* _WHAT YOU HAVE TO DO_
Keep only the lines of the data below that contain "slab", and copy them.

___

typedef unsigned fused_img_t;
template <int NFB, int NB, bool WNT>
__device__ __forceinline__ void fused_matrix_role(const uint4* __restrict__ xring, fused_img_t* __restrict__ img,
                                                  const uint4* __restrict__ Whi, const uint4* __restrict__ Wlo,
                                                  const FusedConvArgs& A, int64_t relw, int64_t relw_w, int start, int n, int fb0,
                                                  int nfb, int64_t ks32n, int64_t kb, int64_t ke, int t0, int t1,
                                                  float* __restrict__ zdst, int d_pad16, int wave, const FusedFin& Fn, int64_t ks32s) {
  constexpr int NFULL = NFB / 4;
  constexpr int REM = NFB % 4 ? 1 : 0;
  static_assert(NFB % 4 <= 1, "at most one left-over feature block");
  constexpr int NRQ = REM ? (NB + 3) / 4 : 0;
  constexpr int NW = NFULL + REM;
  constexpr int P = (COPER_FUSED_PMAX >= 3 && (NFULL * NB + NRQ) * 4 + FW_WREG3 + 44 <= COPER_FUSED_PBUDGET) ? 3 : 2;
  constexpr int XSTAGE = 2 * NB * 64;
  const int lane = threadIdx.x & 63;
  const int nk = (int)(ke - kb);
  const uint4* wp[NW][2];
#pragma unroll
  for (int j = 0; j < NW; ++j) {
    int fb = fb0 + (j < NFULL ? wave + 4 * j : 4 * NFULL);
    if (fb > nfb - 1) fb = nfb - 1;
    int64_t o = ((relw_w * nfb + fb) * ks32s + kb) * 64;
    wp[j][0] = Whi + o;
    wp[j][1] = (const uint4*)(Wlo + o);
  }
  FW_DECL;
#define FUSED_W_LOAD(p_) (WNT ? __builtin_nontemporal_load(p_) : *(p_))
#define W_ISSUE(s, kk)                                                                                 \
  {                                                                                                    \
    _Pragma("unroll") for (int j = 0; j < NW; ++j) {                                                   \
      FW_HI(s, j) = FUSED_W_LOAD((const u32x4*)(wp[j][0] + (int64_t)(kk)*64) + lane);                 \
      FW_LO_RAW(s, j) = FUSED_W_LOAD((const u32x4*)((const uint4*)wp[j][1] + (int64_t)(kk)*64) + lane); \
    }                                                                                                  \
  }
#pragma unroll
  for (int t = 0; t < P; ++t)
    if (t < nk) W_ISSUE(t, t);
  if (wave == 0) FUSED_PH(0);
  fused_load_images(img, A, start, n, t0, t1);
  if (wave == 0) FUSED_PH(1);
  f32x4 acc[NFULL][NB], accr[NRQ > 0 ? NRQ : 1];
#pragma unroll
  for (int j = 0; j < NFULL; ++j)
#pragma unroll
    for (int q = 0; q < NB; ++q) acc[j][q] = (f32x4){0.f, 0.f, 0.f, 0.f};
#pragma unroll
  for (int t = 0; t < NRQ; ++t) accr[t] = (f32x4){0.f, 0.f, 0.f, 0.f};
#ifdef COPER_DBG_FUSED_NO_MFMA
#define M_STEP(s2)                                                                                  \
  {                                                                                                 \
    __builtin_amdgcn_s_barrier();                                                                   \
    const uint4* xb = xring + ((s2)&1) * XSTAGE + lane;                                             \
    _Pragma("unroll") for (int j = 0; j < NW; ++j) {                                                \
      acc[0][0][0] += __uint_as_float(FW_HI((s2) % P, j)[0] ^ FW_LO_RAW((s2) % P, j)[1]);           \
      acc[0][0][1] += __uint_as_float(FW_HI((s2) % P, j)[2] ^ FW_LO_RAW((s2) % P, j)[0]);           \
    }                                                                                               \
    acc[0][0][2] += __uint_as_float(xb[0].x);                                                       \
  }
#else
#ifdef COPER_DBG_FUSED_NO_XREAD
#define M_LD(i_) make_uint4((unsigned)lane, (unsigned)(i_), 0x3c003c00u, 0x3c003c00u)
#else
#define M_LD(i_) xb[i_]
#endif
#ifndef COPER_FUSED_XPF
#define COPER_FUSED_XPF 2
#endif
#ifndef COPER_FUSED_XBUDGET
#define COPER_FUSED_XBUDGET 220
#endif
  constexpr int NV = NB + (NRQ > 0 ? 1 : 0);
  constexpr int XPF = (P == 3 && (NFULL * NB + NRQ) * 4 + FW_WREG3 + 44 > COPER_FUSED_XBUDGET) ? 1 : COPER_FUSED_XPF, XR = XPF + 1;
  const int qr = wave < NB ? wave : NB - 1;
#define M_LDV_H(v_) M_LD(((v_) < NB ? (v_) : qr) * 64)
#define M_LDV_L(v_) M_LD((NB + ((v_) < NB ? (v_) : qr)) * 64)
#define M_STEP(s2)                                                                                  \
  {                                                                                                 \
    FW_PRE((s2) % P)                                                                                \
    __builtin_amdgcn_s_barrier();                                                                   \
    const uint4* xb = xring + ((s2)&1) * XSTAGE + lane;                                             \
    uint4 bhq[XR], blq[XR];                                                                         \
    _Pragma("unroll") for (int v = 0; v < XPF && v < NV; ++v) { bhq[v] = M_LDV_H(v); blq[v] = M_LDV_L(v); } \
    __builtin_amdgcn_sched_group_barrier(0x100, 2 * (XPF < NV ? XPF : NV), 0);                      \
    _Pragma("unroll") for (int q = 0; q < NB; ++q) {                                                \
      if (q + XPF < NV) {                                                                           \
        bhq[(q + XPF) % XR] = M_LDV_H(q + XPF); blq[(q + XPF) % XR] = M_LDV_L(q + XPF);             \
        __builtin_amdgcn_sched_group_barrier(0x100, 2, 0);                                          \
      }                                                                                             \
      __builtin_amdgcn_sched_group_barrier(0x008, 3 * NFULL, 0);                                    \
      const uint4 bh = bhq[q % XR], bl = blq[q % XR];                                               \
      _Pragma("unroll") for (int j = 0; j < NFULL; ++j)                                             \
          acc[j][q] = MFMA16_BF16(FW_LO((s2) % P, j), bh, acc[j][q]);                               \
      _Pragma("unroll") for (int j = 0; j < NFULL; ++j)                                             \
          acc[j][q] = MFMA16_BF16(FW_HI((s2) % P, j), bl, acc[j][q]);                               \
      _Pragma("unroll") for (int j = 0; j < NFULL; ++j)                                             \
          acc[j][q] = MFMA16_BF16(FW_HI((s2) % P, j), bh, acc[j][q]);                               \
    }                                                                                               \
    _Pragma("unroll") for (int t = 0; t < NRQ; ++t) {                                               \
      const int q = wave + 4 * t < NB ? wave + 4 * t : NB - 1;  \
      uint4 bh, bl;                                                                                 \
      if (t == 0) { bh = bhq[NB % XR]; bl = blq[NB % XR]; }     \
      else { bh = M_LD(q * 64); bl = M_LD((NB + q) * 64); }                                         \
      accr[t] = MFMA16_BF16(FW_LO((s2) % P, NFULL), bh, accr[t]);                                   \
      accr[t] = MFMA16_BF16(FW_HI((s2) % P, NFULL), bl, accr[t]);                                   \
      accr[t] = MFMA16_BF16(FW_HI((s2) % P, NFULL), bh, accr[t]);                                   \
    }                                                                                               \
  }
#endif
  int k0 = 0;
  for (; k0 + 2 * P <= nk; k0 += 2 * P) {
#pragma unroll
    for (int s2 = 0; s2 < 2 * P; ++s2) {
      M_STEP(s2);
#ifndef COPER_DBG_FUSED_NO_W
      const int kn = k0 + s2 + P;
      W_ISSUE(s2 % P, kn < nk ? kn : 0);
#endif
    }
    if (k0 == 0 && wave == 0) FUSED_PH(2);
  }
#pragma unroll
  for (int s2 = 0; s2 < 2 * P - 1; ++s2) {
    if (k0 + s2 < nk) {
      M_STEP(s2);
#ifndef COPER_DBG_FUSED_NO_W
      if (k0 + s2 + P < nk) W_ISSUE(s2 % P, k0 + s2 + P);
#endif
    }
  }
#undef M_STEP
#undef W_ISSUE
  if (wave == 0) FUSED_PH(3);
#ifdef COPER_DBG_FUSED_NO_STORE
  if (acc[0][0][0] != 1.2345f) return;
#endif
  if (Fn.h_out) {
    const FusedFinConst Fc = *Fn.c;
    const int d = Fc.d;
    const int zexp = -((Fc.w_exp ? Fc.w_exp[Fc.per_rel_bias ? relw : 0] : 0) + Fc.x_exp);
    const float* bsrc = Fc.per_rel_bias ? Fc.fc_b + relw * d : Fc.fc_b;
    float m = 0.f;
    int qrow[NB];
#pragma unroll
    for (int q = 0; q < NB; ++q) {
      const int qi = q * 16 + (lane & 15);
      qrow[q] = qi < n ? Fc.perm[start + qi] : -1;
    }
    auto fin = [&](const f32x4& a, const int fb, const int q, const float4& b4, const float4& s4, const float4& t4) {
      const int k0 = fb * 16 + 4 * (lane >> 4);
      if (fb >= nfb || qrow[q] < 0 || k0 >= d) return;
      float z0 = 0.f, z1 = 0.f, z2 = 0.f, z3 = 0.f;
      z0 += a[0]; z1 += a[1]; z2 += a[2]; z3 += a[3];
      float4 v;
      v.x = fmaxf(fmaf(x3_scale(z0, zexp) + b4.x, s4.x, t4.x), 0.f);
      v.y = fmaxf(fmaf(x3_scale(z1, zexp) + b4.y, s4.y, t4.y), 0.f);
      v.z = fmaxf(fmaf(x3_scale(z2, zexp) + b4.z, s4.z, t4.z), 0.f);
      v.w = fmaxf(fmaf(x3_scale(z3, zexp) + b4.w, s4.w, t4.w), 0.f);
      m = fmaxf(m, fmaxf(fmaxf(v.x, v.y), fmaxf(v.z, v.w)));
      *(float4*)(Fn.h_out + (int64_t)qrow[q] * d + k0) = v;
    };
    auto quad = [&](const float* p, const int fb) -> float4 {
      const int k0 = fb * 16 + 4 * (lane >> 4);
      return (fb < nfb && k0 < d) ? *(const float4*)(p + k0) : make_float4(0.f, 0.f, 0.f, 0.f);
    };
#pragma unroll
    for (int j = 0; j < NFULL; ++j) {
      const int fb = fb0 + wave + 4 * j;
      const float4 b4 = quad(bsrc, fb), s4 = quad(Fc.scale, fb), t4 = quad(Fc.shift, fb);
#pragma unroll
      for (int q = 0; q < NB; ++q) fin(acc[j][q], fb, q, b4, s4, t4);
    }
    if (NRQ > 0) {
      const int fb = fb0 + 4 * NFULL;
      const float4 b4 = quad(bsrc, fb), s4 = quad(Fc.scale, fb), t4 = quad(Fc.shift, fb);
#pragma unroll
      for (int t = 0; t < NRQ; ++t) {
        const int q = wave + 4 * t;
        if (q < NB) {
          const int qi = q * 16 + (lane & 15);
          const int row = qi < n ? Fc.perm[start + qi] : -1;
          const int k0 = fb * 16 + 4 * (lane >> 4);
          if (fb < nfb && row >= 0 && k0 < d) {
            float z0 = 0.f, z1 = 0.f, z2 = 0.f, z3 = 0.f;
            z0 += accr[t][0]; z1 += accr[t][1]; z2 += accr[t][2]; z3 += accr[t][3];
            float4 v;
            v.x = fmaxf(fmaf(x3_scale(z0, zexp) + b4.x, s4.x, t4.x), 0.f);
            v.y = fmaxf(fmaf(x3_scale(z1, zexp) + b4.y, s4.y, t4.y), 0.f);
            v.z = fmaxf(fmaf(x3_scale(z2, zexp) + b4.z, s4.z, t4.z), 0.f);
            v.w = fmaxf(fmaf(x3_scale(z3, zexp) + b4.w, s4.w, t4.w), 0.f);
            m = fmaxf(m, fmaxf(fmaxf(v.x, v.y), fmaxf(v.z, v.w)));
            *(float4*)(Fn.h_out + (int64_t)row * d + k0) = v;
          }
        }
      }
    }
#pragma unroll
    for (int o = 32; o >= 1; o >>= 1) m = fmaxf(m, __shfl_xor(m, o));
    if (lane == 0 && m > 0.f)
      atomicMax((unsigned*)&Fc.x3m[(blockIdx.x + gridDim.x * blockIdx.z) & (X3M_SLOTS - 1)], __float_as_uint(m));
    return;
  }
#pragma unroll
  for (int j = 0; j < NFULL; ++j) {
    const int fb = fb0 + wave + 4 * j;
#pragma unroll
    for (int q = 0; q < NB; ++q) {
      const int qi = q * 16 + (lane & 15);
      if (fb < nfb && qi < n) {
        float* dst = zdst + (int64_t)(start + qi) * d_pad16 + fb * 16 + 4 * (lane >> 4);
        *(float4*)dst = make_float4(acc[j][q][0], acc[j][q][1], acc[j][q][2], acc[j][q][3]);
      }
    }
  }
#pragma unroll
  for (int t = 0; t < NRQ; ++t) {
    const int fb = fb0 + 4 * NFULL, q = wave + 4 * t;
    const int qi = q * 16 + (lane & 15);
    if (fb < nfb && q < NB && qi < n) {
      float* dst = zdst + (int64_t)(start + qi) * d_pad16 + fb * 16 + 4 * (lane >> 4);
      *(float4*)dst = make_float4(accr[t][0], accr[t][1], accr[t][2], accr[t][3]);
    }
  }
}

___

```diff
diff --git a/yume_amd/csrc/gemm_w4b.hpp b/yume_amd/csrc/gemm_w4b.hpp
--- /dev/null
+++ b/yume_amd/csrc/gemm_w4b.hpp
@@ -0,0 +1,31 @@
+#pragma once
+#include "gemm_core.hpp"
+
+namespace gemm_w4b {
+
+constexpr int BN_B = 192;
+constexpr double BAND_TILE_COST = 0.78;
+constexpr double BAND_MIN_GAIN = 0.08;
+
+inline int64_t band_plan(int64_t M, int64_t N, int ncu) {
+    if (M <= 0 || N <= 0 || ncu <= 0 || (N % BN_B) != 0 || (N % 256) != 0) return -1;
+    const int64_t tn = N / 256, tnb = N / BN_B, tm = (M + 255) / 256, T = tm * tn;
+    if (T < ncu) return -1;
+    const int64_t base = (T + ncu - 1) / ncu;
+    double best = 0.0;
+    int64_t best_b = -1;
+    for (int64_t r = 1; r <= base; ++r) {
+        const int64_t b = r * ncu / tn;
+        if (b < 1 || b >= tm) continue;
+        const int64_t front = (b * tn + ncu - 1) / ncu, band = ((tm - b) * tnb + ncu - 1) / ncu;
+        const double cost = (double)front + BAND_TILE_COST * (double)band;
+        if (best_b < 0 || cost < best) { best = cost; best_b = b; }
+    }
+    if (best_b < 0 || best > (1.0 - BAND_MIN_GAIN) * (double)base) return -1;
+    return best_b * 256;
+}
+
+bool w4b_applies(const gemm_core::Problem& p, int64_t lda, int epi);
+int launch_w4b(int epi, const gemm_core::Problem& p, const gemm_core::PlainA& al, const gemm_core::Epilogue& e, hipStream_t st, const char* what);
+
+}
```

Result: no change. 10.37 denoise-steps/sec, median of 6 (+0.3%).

___

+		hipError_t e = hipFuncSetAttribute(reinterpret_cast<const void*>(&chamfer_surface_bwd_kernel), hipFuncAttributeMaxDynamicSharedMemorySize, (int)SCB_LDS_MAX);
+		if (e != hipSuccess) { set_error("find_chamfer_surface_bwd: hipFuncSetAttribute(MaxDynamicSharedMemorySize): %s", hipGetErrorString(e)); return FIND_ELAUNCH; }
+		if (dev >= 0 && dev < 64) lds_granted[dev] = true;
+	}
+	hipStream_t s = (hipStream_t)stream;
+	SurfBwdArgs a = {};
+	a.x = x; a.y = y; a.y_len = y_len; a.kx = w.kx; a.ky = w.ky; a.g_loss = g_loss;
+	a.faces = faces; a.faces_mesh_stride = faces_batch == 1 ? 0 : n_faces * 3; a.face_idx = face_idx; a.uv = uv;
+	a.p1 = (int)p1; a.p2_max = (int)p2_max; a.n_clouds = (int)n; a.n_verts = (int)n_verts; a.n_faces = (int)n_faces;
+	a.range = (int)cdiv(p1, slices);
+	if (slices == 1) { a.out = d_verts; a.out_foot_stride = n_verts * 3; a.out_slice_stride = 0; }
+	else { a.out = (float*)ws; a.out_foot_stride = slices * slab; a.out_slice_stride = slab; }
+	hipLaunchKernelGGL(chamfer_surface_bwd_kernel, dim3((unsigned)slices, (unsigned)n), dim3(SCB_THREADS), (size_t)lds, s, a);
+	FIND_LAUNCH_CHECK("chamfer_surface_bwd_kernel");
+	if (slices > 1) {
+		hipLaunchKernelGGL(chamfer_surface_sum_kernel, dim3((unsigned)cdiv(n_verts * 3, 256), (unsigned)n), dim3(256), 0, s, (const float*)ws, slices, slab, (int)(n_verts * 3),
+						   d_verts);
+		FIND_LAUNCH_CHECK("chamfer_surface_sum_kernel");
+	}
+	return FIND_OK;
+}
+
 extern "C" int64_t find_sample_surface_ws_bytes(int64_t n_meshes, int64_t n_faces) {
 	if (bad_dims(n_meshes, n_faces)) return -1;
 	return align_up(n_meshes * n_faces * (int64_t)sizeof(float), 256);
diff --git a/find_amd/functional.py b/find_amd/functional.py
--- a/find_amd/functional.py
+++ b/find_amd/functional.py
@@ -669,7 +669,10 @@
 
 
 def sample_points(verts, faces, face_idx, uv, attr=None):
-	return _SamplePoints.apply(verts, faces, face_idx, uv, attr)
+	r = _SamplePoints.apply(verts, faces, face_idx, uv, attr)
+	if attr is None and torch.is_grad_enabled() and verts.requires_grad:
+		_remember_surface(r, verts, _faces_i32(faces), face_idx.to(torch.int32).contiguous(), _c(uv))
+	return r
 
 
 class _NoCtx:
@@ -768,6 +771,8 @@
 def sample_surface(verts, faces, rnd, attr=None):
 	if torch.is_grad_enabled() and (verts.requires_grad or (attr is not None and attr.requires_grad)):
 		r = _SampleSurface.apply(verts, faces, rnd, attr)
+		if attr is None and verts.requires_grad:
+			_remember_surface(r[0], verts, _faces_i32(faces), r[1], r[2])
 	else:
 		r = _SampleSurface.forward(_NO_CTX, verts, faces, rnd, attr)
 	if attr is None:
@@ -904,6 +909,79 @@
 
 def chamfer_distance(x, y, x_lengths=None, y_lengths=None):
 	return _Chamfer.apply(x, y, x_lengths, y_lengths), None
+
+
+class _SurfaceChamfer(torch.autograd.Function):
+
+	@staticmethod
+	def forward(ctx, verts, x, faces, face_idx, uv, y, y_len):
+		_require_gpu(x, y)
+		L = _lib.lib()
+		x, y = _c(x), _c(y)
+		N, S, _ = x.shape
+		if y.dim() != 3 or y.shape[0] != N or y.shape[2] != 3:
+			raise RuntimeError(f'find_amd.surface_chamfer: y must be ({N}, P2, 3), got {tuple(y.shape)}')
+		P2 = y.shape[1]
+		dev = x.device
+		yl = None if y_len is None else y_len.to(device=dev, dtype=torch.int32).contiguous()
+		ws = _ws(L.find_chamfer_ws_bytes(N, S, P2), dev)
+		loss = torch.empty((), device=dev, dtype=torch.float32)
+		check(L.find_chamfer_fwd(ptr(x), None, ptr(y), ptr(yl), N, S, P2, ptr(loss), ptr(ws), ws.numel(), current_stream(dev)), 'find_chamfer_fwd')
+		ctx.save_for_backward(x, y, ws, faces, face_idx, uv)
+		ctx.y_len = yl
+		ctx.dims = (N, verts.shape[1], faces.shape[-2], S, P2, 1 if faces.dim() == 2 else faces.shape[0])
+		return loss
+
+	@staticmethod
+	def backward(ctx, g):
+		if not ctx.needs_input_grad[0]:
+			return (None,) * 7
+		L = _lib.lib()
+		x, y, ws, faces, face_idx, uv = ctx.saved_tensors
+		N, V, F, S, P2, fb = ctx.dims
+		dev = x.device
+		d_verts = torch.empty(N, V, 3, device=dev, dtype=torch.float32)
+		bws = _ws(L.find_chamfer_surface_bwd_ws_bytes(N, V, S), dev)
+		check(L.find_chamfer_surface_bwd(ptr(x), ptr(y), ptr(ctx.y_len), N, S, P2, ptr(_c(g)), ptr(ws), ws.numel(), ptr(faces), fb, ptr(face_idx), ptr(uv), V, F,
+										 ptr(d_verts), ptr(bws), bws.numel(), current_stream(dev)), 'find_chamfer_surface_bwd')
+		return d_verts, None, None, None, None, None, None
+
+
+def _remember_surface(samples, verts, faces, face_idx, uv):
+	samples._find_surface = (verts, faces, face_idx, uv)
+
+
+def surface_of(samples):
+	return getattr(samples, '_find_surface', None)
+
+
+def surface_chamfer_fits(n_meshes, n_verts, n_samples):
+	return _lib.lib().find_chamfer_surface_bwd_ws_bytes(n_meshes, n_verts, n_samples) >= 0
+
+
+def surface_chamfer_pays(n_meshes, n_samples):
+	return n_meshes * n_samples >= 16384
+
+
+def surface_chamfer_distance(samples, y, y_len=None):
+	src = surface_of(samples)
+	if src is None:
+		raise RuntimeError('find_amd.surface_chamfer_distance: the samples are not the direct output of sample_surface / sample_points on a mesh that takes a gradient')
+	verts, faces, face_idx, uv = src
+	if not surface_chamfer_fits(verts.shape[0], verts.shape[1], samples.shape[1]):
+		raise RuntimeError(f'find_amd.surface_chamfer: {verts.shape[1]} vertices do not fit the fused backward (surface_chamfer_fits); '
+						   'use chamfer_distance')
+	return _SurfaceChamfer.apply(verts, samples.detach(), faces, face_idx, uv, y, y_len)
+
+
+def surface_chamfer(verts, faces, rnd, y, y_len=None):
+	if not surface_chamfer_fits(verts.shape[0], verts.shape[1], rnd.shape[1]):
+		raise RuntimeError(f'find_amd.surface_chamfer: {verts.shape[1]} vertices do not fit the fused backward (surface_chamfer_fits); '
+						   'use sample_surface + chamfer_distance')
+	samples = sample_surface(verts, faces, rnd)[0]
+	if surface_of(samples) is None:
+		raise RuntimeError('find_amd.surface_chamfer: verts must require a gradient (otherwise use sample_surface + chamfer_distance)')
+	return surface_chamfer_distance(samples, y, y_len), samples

___

* _RESPONSE BELOW_
+	else { a.out = (float*)ws; a.out_foot_stride = slices * slab; a.out_slice_stride = slab; }
+		hipLaunchKernelGGL(chamfer_surface_sum_kernel, dim3((unsigned)cdiv(n_verts * 3, 256), (unsigned)n), dim3(256), 0, s, (const float*)ws, slices, slab, (int)(n_verts * 3),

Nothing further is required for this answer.